● **TASK PROMPT**
Each line of the data should be duplicated precisely.

* * * * * * *

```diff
@@ -300,22 +337,28 @@
         }
         }
     }
+#pragma unroll
+    for (int j = 0; j < 3; ++j)
+        if (tid + j * ATT_THREADS < TABN) tab_s[tid + j * ATT_THREADS] = tbw[j];
+    if (tid < 64 && li == 0) {
+        *reinterpret_cast<f32x4*>(qb_s + g * 8) = qbias0;
+        *reinterpret_cast<f32x4*>(qb_s + g * 8 + 4) = qbias1;
+    }
     __syncthreads();
 
-    const int li = lane & 15, g = lane >> 4;
     for (int qt = wave; qt < 9; qt += 3) {
         const int qtok = qt * 16 + li;
-        const int qsrc = src_s[qtok];
+        const int qsrc = qsrc_n;
         const int qrid = rid_s[qtok];
         const int qbase = (qtok / WS + WS - 1) * (2 * WS - 1) + (qtok % WS) + WS - 1;
         bf16x8 qf[NP];
         {
-            const float* qp = qsrc >= 0 ? p.qkv + (long)qsrc * C3 + head * HD + g * 8 : p.qkv_bias + head * HD + g * 8;
-            const f32x4 q0 = *reinterpret_cast<const f32x4*>(qp);
-            const f32x4 q1 = *reinterpret_cast<const f32x4*>(qp + 4);
+            const f32x4 q0 = qsrc < 0 ? *reinterpret_cast<const f32x4*>(qb_s + g * 8) : qn0;
+            const f32x4 q1 = qsrc < 0 ? *reinterpret_cast<const f32x4*>(qb_s + g * 8 + 4) : qn1;
             float r[8];
 #pragma unroll
             for (int e = 0; e < 4; ++e) { r[e] = q0[e] * p.scale; r[4 + e] = q1[e] * p.scale; }
+            if (qt + 3 < 9) load_q(qtok + 48);
             if constexpr (H) {
                 typedef unsigned u32x4_q __attribute__((ext_vector_type(4)));
                 u32x4_q hi, lo;
@@ -365,7 +408,7 @@
             for (int r = 0; r < 4; ++r) {
                 const int key = kt * 16 + g * 4 + r;
                 float sv = H ? fmaf(st[kt][r], 1.0f / (ATT_H_QKV * ATT_H_QKV), tab_s[qbase - key - 11 * (key / WS)]) : st[kt][r] + tab_s[qbase - key - 11 * (key / WS)];
-                if (p.shift > 0) sv += ((int)rid_s[key] != qrid) ? -100.0f : 0.0f;
+                if (has_mask) sv += ((int)rid_s[key] != qrid) ? -100.0f : 0.0f;
                 st[kt][r] = sv;
                 mx = fmaxf(mx, sv);
             }
```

* * * * * * *

● **EXERCISE RESULT**
```diff
@@ -300,22 +337,28 @@
         }
         }
     }
+#pragma unroll
+    for (int j = 0; j < 3; ++j)
+        if (tid + j * ATT_THREADS < TABN) tab_s[tid + j * ATT_THREADS] = tbw[j];
+    if (tid < 64 && li == 0) {
+        *reinterpret_cast<f32x4*>(qb_s + g * 8) = qbias0;
+        *reinterpret_cast<f32x4*>(qb_s + g * 8 + 4) = qbias1;
+    }
     __syncthreads();
 
-    const int li = lane & 15, g = lane >> 4;
     for (int qt = wave; qt < 9; qt += 3) {
         const int qtok = qt * 16 + li;
-        const int qsrc = src_s[qtok];
+        const int qsrc = qsrc_n;
         const int qrid = rid_s[qtok];
         const int qbase = (qtok / WS + WS - 1) * (2 * WS - 1) + (qtok % WS) + WS - 1;
         bf16x8 qf[NP];
         {
-            const float* qp = qsrc >= 0 ? p.qkv + (long)qsrc * C3 + head * HD + g * 8 : p.qkv_bias + head * HD + g * 8;
-            const f32x4 q0 = *reinterpret_cast<const f32x4*>(qp);
-            const f32x4 q1 = *reinterpret_cast<const f32x4*>(qp + 4);
+            const f32x4 q0 = qsrc < 0 ? *reinterpret_cast<const f32x4*>(qb_s + g * 8) : qn0;
+            const f32x4 q1 = qsrc < 0 ? *reinterpret_cast<const f32x4*>(qb_s + g * 8 + 4) : qn1;
             float r[8];
 #pragma unroll
             for (int e = 0; e < 4; ++e) { r[e] = q0[e] * p.scale; r[4 + e] = q1[e] * p.scale; }
+            if (qt + 3 < 9) load_q(qtok + 48);
             if constexpr (H) {
                 typedef unsigned u32x4_q __attribute__((ext_vector_type(4)));
                 u32x4_q hi, lo;
@@ -365,7 +408,7 @@
             for (int r = 0; r < 4; ++r) {
                 const int key = kt * 16 + g * 4 + r;
                 float sv = H ? fmaf(st[kt][r], 1.0f / (ATT_H_QKV * ATT_H_QKV), tab_s[qbase - key - 11 * (key / WS)]) : st[kt][r] + tab_s[qbase - key - 11 * (key / WS)];
-                if (p.shift > 0) sv += ((int)rid_s[key] != qrid) ? -100.0f : 0.0f;
+                if (has_mask) sv += ((int)rid_s[key] != qrid) ? -100.0f : 0.0f;
                 st[kt][r] = sv;
                 mx = fmaxf(mx, sv);
             }
```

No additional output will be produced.